Both you and rob pointed this out: as I said in another post this thread, we'll only know if it's a high (or a low) after the fact. So I agree that having some % (whatever you're comfortable with) over your "number" is the way to go. If you think you need $2M to get by, get to $2.5M and call it. (And enjoy that OMY syndrome!!)

tuixiu 06-09-2014 10:17 PM

Quote:

Originally Posted by nash031 (Post 1458123)
If you think you need $2M to get by, get to $2.5M and call it. (And enjoy that OMY syndrome!!)

Throwing another half million into the pot might take enough years to take more time than some are willing to take. If I was 50 years old and firecalc said I had finally reached 100% success with my 2 million portfolio, I sure wouldn't be pleased thinking I might have to work until I was 54-55 to get it to 2.5 million.

I'd much rather be doing like someone mentioned, figure out how much I could reasonably live comfortably on by reducing my spending if early bumps in stock market road.

Katsmeow 06-09-2014 10:26 PM

I believe in the Bernicke concept but I think it is safer not to use that method to calculate success chances

photoguy 06-09-2014 11:54 PM

Quote:

Originally Posted by robnplunder (Post 1457904)
Currently doing OMY to pad my RE fund. I should be able to RE now but the current market got me concerned. It'd give me a lot of stress if RE now and market goes into a bear market run. For those of you who RE'd at (then) the top of the market, how was it? Were you concerned about market turning south? What strategy did you use to safeguard potential market downturn?

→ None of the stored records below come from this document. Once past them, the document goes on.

template <typename TIn>
__global__ void __launch_bounds__(kC1Threads, 1)
k_conv1_tc(const TIn* __restrict__ in, const __grid_constant__ CUtensorMap map_w, const __grid_constant__ CUtensorMap map_out,
           const ConvParams p, float m0, float m1, float m2)
{
    constexpr int BN = 64;
    extern __shared__ uint8_t smem_raw[];
    uint8_t* smem = reinterpret_cast<uint8_t*>((reinterpret_cast<uintptr_t>(smem_raw) + 1023) & ~(uintptr_t)1023);
    uint8_t* sb = smem + kC1Stages * kABytes;
    uint8_t* out_stage = sb + 64 * 128;
    uint64_t* full = reinterpret_cast<uint64_t*>(smem + kC1BarOff);
    uint64_t* empty = full + kC1Stages;
    uint64_t* wbar = empty + kC1Stages;
    const int warp = threadIdx.x >> 5, lane = threadIdx.x & 31;

    if (threadIdx.x == 0) {
        asm volatile("prefetch.tensormap [%0];" ::"l"(&map_w) : "memory");
        asm volatile("prefetch.tensormap [%0];" ::"l"(&map_out) : "memory");
        for (int s = 0; s < kC1Stages; s++) { mbar_init(&full[s], 4); mbar_init(&empty[s], 4); }
        mbar_init(wbar, 1);
        fence_barrier_init();
    }
    __syncthreads();

    if (warp >= 4 * kC1EpiGroups) {
        const int group = (threadIdx.x - 128 * kC1EpiGroups) >> 7;
        const int r = (threadIdx.x - 128 * kC1EpiGroups) & 127;
        const int hl = r >> 4, wl = r & 15;
        uint32_t* patch_base = reinterpret_cast<uint32_t*>(smem + kC1PatchOff);
        const bool fast_u8 = sizeof(TIn) == 1 && (p.W & 3) == 0 && (reinterpret_cast<uintptr_t>(in) & 3) == 0;
        int it = 0, lit = 0;
        for (int tile = blockIdx.x; tile < p.total_tiles; tile += gridDim.x, it++) {
            if (it % kC1BuildGroups != group) continue;
            const int stage = it % kC1Stages;
            const uint32_t phase = (it / kC1Stages) & 1;
            const int tw = tile % p.tiles_w;
            const int rest = tile / p.tiles_w;
            const int th = rest % p.tiles_h, img = rest / p.tiles_h;
            const int y = th * kTileH + hl, x = tw * kTileW + wl;
            constexpr int kInCh = std::is_same<TIn, DepthIn>::value ? 1 : 3;
            const TIn* base = in + (size_t)img * p.H * p.W * kInCh;
            float v[32];
            v[27] = 1.f; v[28] = 1.f;
#pragma unroll
            for (int k = 29; k < 32; k++) v[k] = 0.f;
            bool done = false;
            if constexpr (sizeof(TIn) == 1) {
                if (fast_u8) {
                    uint32_t* pw = patch_base + (group * 2 + (lit & 1)) * kC1PatchWords;
                    const int y0 = th * kTileH - 1, wq0 = 12 * tw - 1, row_words = (p.W * 3) >> 2;
                    const uint32_t* img32 = reinterpret_cast<const uint32_t*>(base);
                    for (int idx = r; idx < 140; idx += 128) {
                        const int prow = idx / 14, wi = idx - prow * 14;
                        const int yy = y0 + prow, wq = wq0 + wi;
                        uint32_t word = 0;
                        if (yy >= 0 && yy < p.H && wq >= 0 && wq < row_words) word = __ldg(img32 + (size_t)yy * row_words + wq);
                        pw[prow * 16 + wi] = word;
                    }
                    if (group == 0) asm volatile("bar.sync 3, 128;" ::: "memory");
                    else if (group == 1) asm volatile("bar.sync 4, 128;" ::: "memory");
                    else if (group == 2) asm volatile("bar.sync 5, 128;" ::: "memory");
                    else asm volatile("bar.sync 6, 128;" ::: "memory");
                    const int boff = 1 + 3 * wl, w0 = boff >> 2, o = boff & 3;
                    const uint32_t sel = (uint32_t)(o | ((o + 1) << 4) | ((o + 2) << 8) | ((o + 3) << 12));
                    const bool border = th == 0 || th * kTileH + kTileH + 1 > p.H || tw == 0 || tw * kTileW + kTileW + 1 > p.W;
// ... 203 lines not shown
        if (yy >= 0 && yy < H && xx >= 0 && xx < W) {
            if constexpr (std::is_same<TIn, DepthIn>::value)
                v = __fsub_rn(depth_gray(img[yy * W + xx].d), c == 0 ? m0 : (c == 1 ? m1 : m2));
            else
                v = (float)img[(yy * W + xx) * 3 + c] - (c == 0 ? m0 : (c == 1 ? m1 : m2));
        }
        patch[r][rem] = v;
    }
    __syncthreads();
    const int j = t & 7;
#pragma unroll
    for (int pass = 0; pass < kSeg / 32; pass++) {
        const int xl = pass * 32 + (t >> 3), x = x0 + xl;
        if (x >= W) break;
        __align__(16) __nv_bfloat16 v[8];
#pragma unroll
        for (int e = 0; e < 8; e++) {
            const int k = j * 8 + e;
            float val = 0.f;
            if (k < 27) {
                const int dy = k / 9, rem = k - dy * 9;
                val = patch[dy][xl * 3 + rem];
            }
            v[e] = __float2bfloat16_rn(val);
        }
        *reinterpret_cast<uint4*>(out + (((size_t)n * H + y) * W + x) * 64 + j * 8) = *reinterpret_cast<const uint4*>(v);
    }
}

__global__ void __launch_bounds__(256)
k_maxpool2x2_bf16(const __nv_bfloat16* __restrict__ in, __nv_bfloat16* __restrict__ out, int B, int H, int W, int C)
{
    const int Ho = H / 2, Wo = W / 2, cg = C / 8;
    const size_t total = (size_t)B * Ho * Wo * cg;
    for (size_t idx = (size_t)blockIdx.x * blockDim.x + threadIdx.x; idx < total; idx += (size_t)gridDim.x * blockDim.x) {
        const int g = (int)(idx % cg);
        size_t r = idx / cg;
        const int xo = (int)(r % Wo); r /= Wo;
        const int yo = (int)(r % Ho);
        const size_t n = r / Ho;
        const __nv_bfloat16* p0 = in + ((n * H + 2 * yo) * W + 2 * xo) * C + g * 8;
        uint4 a = __ldg(reinterpret_cast<const uint4*>(p0));
        uint4 b = __ldg(reinterpret_cast<const uint4*>(p0 + C));
        uint4 c = __ldg(reinterpret_cast<const uint4*>(p0 + (size_t)W * C));
        uint4 d = __ldg(reinterpret_cast<const uint4*>(p0 + (size_t)W * C + C));
        uint4 o;
        const __nv_bfloat162* pa = reinterpret_cast<const __nv_bfloat162*>(&a);
        const __nv_bfloat162* pb = reinterpret_cast<const __nv_bfloat162*>(&b);
        const __nv_bfloat162* pc = reinterpret_cast<const __nv_bfloat162*>(&c);
        const __nv_bfloat162* pd = reinterpret_cast<const __nv_bfloat162*>(&d);
        __nv_bfloat162* po = reinterpret_cast<__nv_bfloat162*>(&o);
#pragma unroll
        for (int k = 0; k < 4; k++) po[k] = __hmax2(__hmax2(pa[k], pb[k]), __hmax2(pc[k], pd[k]));
        *reinterpret_cast<uint4*>(out + ((n * Ho + yo) * Wo + xo) * C + g * 8) = o;
    }
}

static int make_map_nhwc(CUtensorMap* m, const void* ptr, int B, int H, int W, int C, int box_c, int box_w = kTileW, int box_h = kTileH)
{
    EncodeTiledFn enc = get_encode();
    if (!enc) { set_error("cuTensorMapEncodeTiled unavailable (driver too old?)"); return PCNN_E_CUDA; }
    cuuint64_t dims[4] = {(cuuint64_t)C, (cuuint64_t)W, (cuuint64_t)H, (cuuint64_t)B};
    cuuint64_t strides[3] = {(cuuint64_t)C * 2, (cuuint64_t)W * C * 2, (cuuint64_t)H * W * C * 2};
    cuuint32_t box[4] = {(cuuint32_t)box_c, (cuuint32_t)box_w, (cuuint32_t)box_h, 1};
    cuuint32_t es[4] = {1, 1, 1, 1};
    CUresult r = enc(m, CU_TENSOR_MAP_DATA_TYPE_BFLOAT16, 4, const_cast<void*>(ptr), dims, strides, box, es,
                     CU_TENSOR_MAP_INTERLEAVE_NONE, CU_TENSOR_MAP_SWIZZLE_128B, CU_TENSOR_MAP_L2_PROMOTION_L2_256B,
                     CU_TENSOR_MAP_FLOAT_OOB_FILL_NONE);
    if (r != CUDA_SUCCESS) { set_error("cuTensorMapEncodeTiled(NHWC %dx%dx%dx%d) failed: %d", B, H, W, C, (int)r); return PCNN_E_CUDA; }
    return PCNN_OK;
}

template <int BN, int BM = kTileM>
static int launch_conv(const CUtensorMap& mi, const CUtensorMap& mw, const CUtensorMap& mo, const ConvParams& p, int num_sms,
                       cudaStream_t st)
{
    using Plan = SmemPlan<BN, BM>;
    PCNN_SMEM_OPTIN((k_conv_tc<BN, BM>), Plan::kTotal, "conv_tc");
    int grid = p.total_tiles < num_sms ? p.total_tiles : num_sms;
    k_conv_tc<BN, BM><<<grid, kThreadsConv, Plan::kTotal, st>>>(mi, mw, mo, p);
    return check_launch("conv_tc");
}

template <int BN, bool RESB>
static int launch_conv_row2(const CUtensorMap& mi, const CUtensorMap& mw, const CUtensorMap& mo, const ConvParams& p, int num_sms,
                            cudaStream_t st)
{
    using Plan = RowPlan<BN, RESB>;
    PCNN_SMEM_OPTIN((k_conv_row2<BN, RESB>), Plan::kTotal, "conv_row2");
    int grid = p.total_tiles < num_sms ? p.total_tiles : num_sms;
    if (RESB) grid = grid / p.n_tiles_n * p.n_tiles_n;
    k_conv_row2<BN, RESB><<<grid, kThreadsRow, Plan::kTotal, st>>>(mi, mw, mo, p);
    return check_launch("conv_row2");
}

}
}

using namespace pcnn;
using namespace pcnn::convtc;

static int conv_bf16_tc_impl(const void* in, const void* weights, const float* bias, void* out, int B, int H, int W, int Cin,
                            int Cout, int ksize, int relu, int block_n, int pool, void* stream);

extern "C" int pcnn_conv_bf16_tc(const void* in, const void* weights, const float* bias, void* out, int B, int H, int W,
                                 int Cin, int Cout, int ksize, int relu, int block_n, void* stream)
{
    return conv_bf16_tc_impl(in, weights, bias, out, B, H, W, Cin, Cout, ksize, relu, block_n, 0, stream);
}
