-    float out_u = -1.0f, out_d = -1.0f;
-    int out_sad = -1;
-    if (best_dist < 75) {
-        const float sf = cfg.lv[level_l].inv_scale;
-        const float s_uL = roundf(__fmul_rn(kp.x, sf));
-        const float s_vL = roundf(__fmul_rn(kp.y, sf));
-        const float s_uR0 = roundf(__fmul_rn(uR0, sf));
-        const LevelInfo &L = cfg.lv[level_l];
-        const int cu = (int)s_uL, cv = (int)s_vL, cr = (int)s_uR0;
-        const float iniu = s_uR0;
-        const float endu = __fadd_rn(s_uR0, 11.0f);
-        const bool in_ref = !(iniu < 0 || endu >= (float)L.w);
-        const bool safe = cu - 5 >= 0 && cu + 5 < L.w && cv - 5 >= 0 && cv + 5 < L.h && cr - 10 >= 0 && cr + 10 < L.w;
-        if (in_ref && safe) {
-            int lpitch;
-            const uint8_t *imL = level_image(cfg, buf, imgL, level_l, lpitch);
-            const uint8_t *imR = level_image(cfg, buf, imgR, level_l, lpitch);
-            uint8_t *wl = s_win + (threadIdx.x / SM_G) * SM_WIN_BYTES, *wr = wl + 11 * 16;
-            if (gl < 11) {
-                const unsigned ro = (unsigned)__mul24(cv - 5 + gl, lpitch);
-                const uint4 a = load16_unaligned(imL + ro + cu - 5);
-                const uint4 b0 = load16_unaligned(imR + ro + cr - 10), b1 = load16_unaligned(imR + ro + cr + 6);
-                *(uint4 *)(wl + 16 * gl) = a;
-                *(uint4 *)(wr + 32 * gl) = b0;
-                *(uint4 *)(wr + 32 * gl + 16) = b1;
-            }
-            __builtin_amdgcn_s_waitcnt(0xc07f);
-            __builtin_amdgcn_wave_barrier();
-            auto window = [&](int row, int o, uint32_t (&w)[3]) {
-                const uint32_t *q = (const uint32_t *)(wr + 32 * row + (o & ~3));
-                const uint32_t q0 = q[0], q1 = q[1], q2 = q[2], q3 = q[3];
-                const unsigned sh = (unsigned)(o & 3);
-                w[0] = __builtin_amdgcn_alignbyte(q1, q0, sh); w[1] = __builtin_amdgcn_alignbyte(q2, q1, sh); w[2] = __builtin_amdgcn_alignbyte(q3, q2, sh);
-            };
-            const int lc = wl[16 * 5 + 5];
-            uint32_t rcw[3];
-            window(5, 5, rcw);
-            const uint32_t lc2 = (uint32_t)lc * 0x10001u;
-            uint32_t rc2[11], acc[11];
-#pragma unroll
-            for (int i = 0; i < 11; i++) {
-                const uint32_t word = rcw[i >> 2];
-                const uint32_t sel = (i & 3) == 0 ? 0x0c000c00u : ((i & 3) == 1 ? 0x0c010c01u : ((i & 3) == 2 ? 0x0c020c02u : 0x0c030c03u));
-                rc2[i] = __builtin_amdgcn_perm(0u, word, sel);
-                acc[i] = 0u;
-            }
-#pragma unroll
-            for (int t = 0; t < 8; t += 2) {
-                const int p0 = gl + SM_G * t, p1 = p0 + SM_G;
-                const int py0 = (p0 * 745) >> 13, px0 = p0 - py0 * 11;
-                const int p1c = p1 < 121 ? p1 : p0;
-                const int py1 = (p1c * 745) >> 13, px1 = p1c - py1 * 11;
-                const uint32_t il2 = (uint32_t)wl[16 * py0 + px0] | ((uint32_t)wl[16 * py1 + px1] << 16);
-                uint32_t w0[3], w1[3];
-                window(py0, px0, w0);
-                window(py1, px1, w1);
-                const uint32_t m = p1 < 121 ? 0xffffffffu : 0x0000ffffu;
-#pragma unroll
-                for (int i = 0; i < 11; i++) {
-                    const uint32_t sel = (i & 3) == 0 ? 0x0c040c00u : ((i & 3) == 1 ? 0x0c050c01u : ((i & 3) == 2 ? 0x0c060c02u : 0x0c070c03u));
-                    const uint32_t ir2 = __builtin_amdgcn_perm(w1[i >> 2], w0[i >> 2], sel);
-                    uint32_t x2 = il2 + rc2[i], y2 = ir2 + lc2;
-                    if (t == 6) { x2 &= m; y2 &= m; }
-                    acc[i] = sad_u16(x2, y2, acc[i]);
-                }
-            }
-            int dists[11];
-#pragma unroll
-            for (int i = 0; i < 11; i++) dists[i] = (int)acc[i];
-            int sad_best = 0x7fffffff, best_inc = 0;
-#pragma unroll
-            for (int i = 0; i < 11; i++) {
-                dists[i] = group_sum_i32(dists[i]);
-                if (dists[i] < sad_best) { sad_best = dists[i]; best_inc = i - 5; }
-            }
-            out_sad = -2 - sad_best;
-            if (best_inc != -5 && best_inc != 5) {
-                float d1 = 0.f, d2 = 0.f, d3 = 0.f;
-#pragma unroll
-                for (int t = 1; t < 10; t++)
-                    if (t == best_inc + 5) { d1 = (float)dists[t - 1]; d2 = (float)dists[t]; d3 = (float)dists[t + 1]; }
-                const float delta = __fdiv_rn(__fsub_rn(d1, d3), __fmul_rn(2.0f, __fsub_rn(__fadd_rn(d1, d3), __fmul_rn(2.0f, d2))));
-                if (!(delta < -1.0f || delta > 1.0f)) {
-                    float best_ur = __fmul_rn(L.scale, __fadd_rn(__fadd_rn(s_uR0, (float)best_inc), delta));
-                    float disparity = __fsub_rn(uL, best_ur);
-                    if (disparity >= 0.0f && disparity < max_d) {
-                        if (disparity <= 0.0f) {
-                            disparity = 0.01f;
-                            best_ur = (float)__dsub_rn((double)uL, 0.01);
-                        }
-                        out_d = __fdiv_rn(cfg.bf, disparity);
-                        out_u = best_ur;
-                        out_sad = sad_best;
+                if (key < best) { best = key; best_x = xr; }
+            }
+        };
+        const bool row_ok = valid && row >= 0 && row < cfg.height;
+        const uint2 *rent = buf.row_ent + ((size_t)pair * cfg.height + (row_ok ? row : 0)) * cfg.row_cap;
+        uint2 e[4];
+#pragma unroll
+        for (int u = 0; u < 4; u++) {
+            const int j = gl + SM_G * u;
+            e[u] = rent[j < cfg.row_cap ? j : cfg.row_cap - 1];
+        }
+        int cnt = 0;
+        if (row_ok) cnt = buf.row_cnt[(size_t)pair * cfg.height + row];
+        if (cnt <= cfg.row_cap) {
+            uint2 *s_list = s_cand + grp * (4 * SM_G);
+            const int gshift = lane & ~(SM_G - 1);
+            for (int j0 = 0; j0 < cnt; j0 += 4 * SM_G) {
+                bool ok[4];
+                if (j0 > 0) {
+#pragma unroll
+                    for (int u = 0; u < 4; u++) {
+                        const int j = j0 + gl + SM_G * u;
+                        e[u] = rent[j < cnt ? j : cnt - 1];
                     }
                 }
-            }
-        }
-    }
-    if (gl == 0) {
-        u_right[iL] = out_u;
-        depth[iL] = out_d;
-        sad_out[iL] = out_sad;
+                int n_pass = 0;
+#pragma unroll
+                for (int u = 0; u < 4; u++) {
+                    const int j = j0 + gl + SM_G * u;
+                    const int oct = (int)(e[u].x >> 16);
+                    const float xr = __uint_as_float(e[u].y);
+                    ok[u] = j < cnt && oct >= level_l - 1 && oct <= level_l + 1 && xr >= min_u && xr <= max_u;
+                    const unsigned slice = (unsigned)(__ballot(ok[u]) >> gshift) & ((1u << SM_G) - 1u);
+                    if (ok[u]) s_list[n_pass + __popc(slice & ((1u << gl) - 1u))] = e[u];
+                    n_pass += __popc(slice);
+                }
+                __builtin_amdgcn_s_waitcnt(0xc07f);
+                __builtin_amdgcn_wave_barrier();
+                for (int k = gl; k < n_pass; k += SM_G) {
+                    const uint2 c = s_list[k];
+                    const int iR = (int)(c.x & 0xffffu);
+                    const uint4 *p = (const uint4 *)(dR + (size_t)iR * 32);
+                    const uint4 lo = p[0], hi = p[1];
+                    const uint32_t dr[8] = {lo.x, lo.y, lo.z, lo.w, hi.x, hi.y, hi.z, hi.w};
+                    const unsigned key = ((unsigned)hamming256(dl, dr) << 16) | (unsigned)iR;
+                    if (key < best) { best = key; best_x = __uint_as_float(c.y); }
+                }
+                __builtin_amdgcn_s_waitcnt(0xc07f);
+                __builtin_amdgcn_wave_barrier();
+            }
+        } else {
+            for (int iR = gl; iR < nR; iR += SM_G) {
+                const KeyPointPOD kr = kR[iR];
+                const float r = __fmul_rn(2.0f, cfg.lv[kr.octave].scale);
+                const int maxr = (int)ceilf(__fadd_rn(kr.y, r));
+                const int minr = (int)floorf(__fsub_rn(kr.y, r));
+                if (row >= minr && row <= maxr) consider(iR, kr.octave, kr.x);
+            }
+        }
+        const unsigned gbest = group_min_u32(best);
+        const int best_dist = (int)(gbest >> 16);
+        float uR0 = best == gbest ? best_x : 0.f;
+        {
+            int bits = __float_as_int(uR0);
+#pragma unroll
+            for (int o = SM_G / 2; o > 0; o >>= 1) bits |= __shfl_xor(bits, o, 64);
+            uR0 = __int_as_float(bits);
+        }
+        bool reach = false;
+        int cu = 0, cv = 0, cr = 0;
+        if (best_dist < 75) {
+            const float s_uL = roundf(__fmul_rn(kp.x, sf));
+            const float s_vL = roundf(__fmul_rn(kp.y, sf));
+            const float s_uR0 = roundf(__fmul_rn(uR0, sf));
+            cu = (int)s_uL; cv = (int)s_vL; cr = (int)s_uR0;
+            const float iniu = s_uR0;
+            const float endu = __fadd_rn(s_uR0, 11.0f);
+            const bool in_ref = !(iniu < 0 || endu >= (float)lv_w);
+            const bool safe = cu - 5 >= 0 && cu + 5 < lv_w && cv - 5 >= 0 && cv + 5 < lv_h && cr - 10 >= 0 && cr + 10 < lv_w;
+            reach = in_ref && safe;
+        }
+        const unsigned long long heads = __ballot(reach && gl == 0);
+        if (gl == 0) {
+            if (reach) {
+                uint4 *rec = s_job[wave * 4 + __popcll(heads & ((1ull << lane) - 1ull))];
+                int lpitch;
+                const uint8_t *imL = level_image_at(cfg, buf, imgL, level_l, lv_pitch, lv_off, lpitch);
+                const uint8_t *imR = level_image_at(cfg, buf, imgR, level_l, lv_pitch, lv_off, lpitch);
+                const unsigned ro = (unsigned)__mul24(cv - 5, lpitch);
+                const uint64_t pl = (uint64_t)(uintptr_t)(imL + ro + cu - 5), pr = (uint64_t)(uintptr_t)(imR + ro + cr - 10);
+                rec[0] = make_uint4((unsigned)iL | ((unsigned)cr << 16), (unsigned)lpitch, __float_as_uint(lv_scale), __float_as_uint(uL));
+                rec[1] = make_uint4((unsigned)pl, (unsigned)(pl >> 32), (unsigned)pr, (unsigned)(pr >> 32));
+            } else if (valid) {
+                u_right[iL] = -1.0f;
+                depth[iL] = -1.0f;
+                sad_out[iL] = -1;
+            }
+        }
+        wave_jobs = __popcll(heads);
+    }
+    if (lane == 0) s_njob[wave] = wave_jobs;
+    __syncthreads();
+
+    const int c0 = s_njob[0], c1 = s_njob[1], c2 = s_njob[2], c3 = s_njob[3];
+    const int n_jobs = c0 + c1 + c2 + c3;
+    if (grp < n_jobs) {
+        int seg = 0, k = grp;
+        if (k >= c0) { k -= c0; seg = 1; if (k >= c1) { k -= c1; seg = 2; if (k >= c2) { k -= c2; seg = 3; } } }
+        const uint4 job = s_job[seg * 4 + k][0], win = s_job[seg * 4 + k][1];
+        const int iL = (int)(job.x & 0xffffu);
+        const float uL = __uint_as_float(job.w), s_uR0 = (float)(job.x >> 16);
+        const uint8_t *pL = (const uint8_t *)(uintptr_t)((uint64_t)win.x | ((uint64_t)win.y << 32));
+        const uint8_t *pR = (const uint8_t *)(uintptr_t)((uint64_t)win.z | ((uint64_t)win.w << 32));
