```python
_LSTM_FUSED = os.environ.get("GYMFX_LSTM_FUSED", "1") != "0"
_LSTM_BWD_FUSED = os.environ.get("GYMFX_LSTM_BWD_FUSED", "0") == "1"


def _use_native(t: torch.Tensor) -> bool:
    if t.is_cuda:
        native.require()
        return True
    return False



def gemm(
    A: torch.Tensor,
    B: torch.Tensor,
# ... 452 lines not shown
    dlogits = g_lp.unsqueeze(1) * (onehot - pi)
    dlogits = dlogits + ent_coef * pi * (logpi + H.unsqueeze(1))
    v = head[:, A]
    dv = vf_coef * (v - ret)
    d = torch.cat([dlogits, dv.unsqueeze(1)], dim=1) * inv_count
    dhead.copy_(d.to(torch.bfloat16))
    if losses is not None:
        losses[0] += float((-torch.minimum(surr1, surr2)).sum()) * inv_count
        losses[1] += float((0.5 * (v - ret) ** 2).sum()) * inv_count
        losses[2] += float(H.sum()) * inv_count
        losses[3] += float((old_logp - lp).sum()) * inv_count
        clipped = (ratio > 1 + clip_eps) | (ratio < 1 - clip_eps)
        losses[4] += float(clipped.to(torch.float32).sum()) * inv_count


def adv_normalize(adv: torch.Tensor, part: torch.Tensor) -> None:
    if _use_native(adv):
        native.require().adv_normalize(adv, part)
        return
    mean = adv.mean()
    var = (adv * adv).mean() - mean * mean
    adv.sub_(mean).div_(var.clamp(min=0).sqrt() + 1e-8)


def f32_to_bf16(src: torch.Tensor, dst: torch.Tensor) -> None:
    if _use_native(src):
        native.require().f32_to_bf16(src, dst)
        return
    dst.view(-1).copy_(src.reshape(-1).to(torch.bfloat16))

# ... 169 lines not shown
```

### gymfx_amd/ops/csrc/bindings.cpp

```cpp
#include <torch/extension.h>

#include <c10/hip/HIPStream.h>
#include <hip/hip_runtime.h>

#include <unordered_map>
#include <string>
#include <vector>

#include "env_common.h"

namespace gymfx {

void launch_env_step(const EnvPtrs& P, const EnvParamsK& K, int env_lo,
                     int env_cnt, hipStream_t stream);
void launch_build_obs(const EnvPtrs& P, const EnvParamsK& K, int env_lo,
                      int env_cnt, hipStream_t stream);
void launch_env_step_obs(const EnvPtrs& P, const EnvParamsK& K, int env_lo,
                         int env_cnt, hipStream_t stream);
void launch_gemm(const void* A, const void* B, const float* bias, void* C,
                 const void* Yact, int M, int N, int K, bool trans_b, int act,
                 bool dact_tanh, bool add_bias, bool accum, hipStream_t stream,
                 const FeistelMap* fmp = nullptr);
void launch_lstm_cell_fwd(const void* gates_pre, const void* gates_h,
                          const float* c_prev, float* c_new, void* h_new,
// ... 80 lines not shown
                               int row_offset, int greedy, hipStream_t stream);
void launch_increment_i32(int* ctr, int delta, hipStream_t stream);
void launch_mb_gather(const void* obs_src, const int64_t* act_src,
                      const float* logp_src, const float* adv_src,
                      const float* ret_src, void* obs_mb, int64_t* act_mb,
                      float* logp_mb, float* adv_mb, float* ret_mb, int M,
                      int D, uint32_t n, int half, uint64_t seed,
                      int minibatches, const unsigned long long* step_base,
                      unsigned long long* mb_ctr, hipStream_t stream,
                      int skip_obs = 0, unsigned int* ticket = nullptr);
void launch_ppo_loss_bwd(const float* head, const int64_t* actions,
                         const float* old_logp, const float* adv,
                         const float* ret, void* dhead, int M, int n_actions,
                         float clip_eps, float ent_coef, float vf_coef,
                         float inv_count, float* losses, hipStream_t stream);
void launch_adv_normalize(float* adv, int64_t n, float* part, int nparts,
                          hipStream_t stream);
void launch_f32_to_bf16(const float* in, void* out, int64_t n,
                        hipStream_t stream);
void launch_transpose_bf16(const void* src, void* dst, int K, int N,
                           hipStream_t stream);
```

I ER'd this year and I'm very concerned with a possible bear market or entering a long period of stagnant returns. To combat this I've planned for under 3% WR (ERD's criteria of 100% in FIRECALC yields roughly 3.5% for the default portfolio) and also have 10+ years in fixed income (includes cash). Basically this is layering enough extra safety factors such that if we enter a bear market I feel that we would be ok.

A few other posters have mentioned cutting spending. One thought I've had is that since I will have control of income (due to roth conversion), I can control the amount of ACA subsidy. Given the amount we've budgeted for health care, this could be a substantial decrease in expenses (at the cost of spending down taxable faster than tax deferred accounts).

Currently we are renting/traveling. But a deep bear market will likely result in depressed real estate. So if this happens we could lock in housing expenses at a much lower cost than we are budgeting (for a future home purchase). Of course this requires adequate fixed income/cash reserves to be able to buy the home and last through the bear.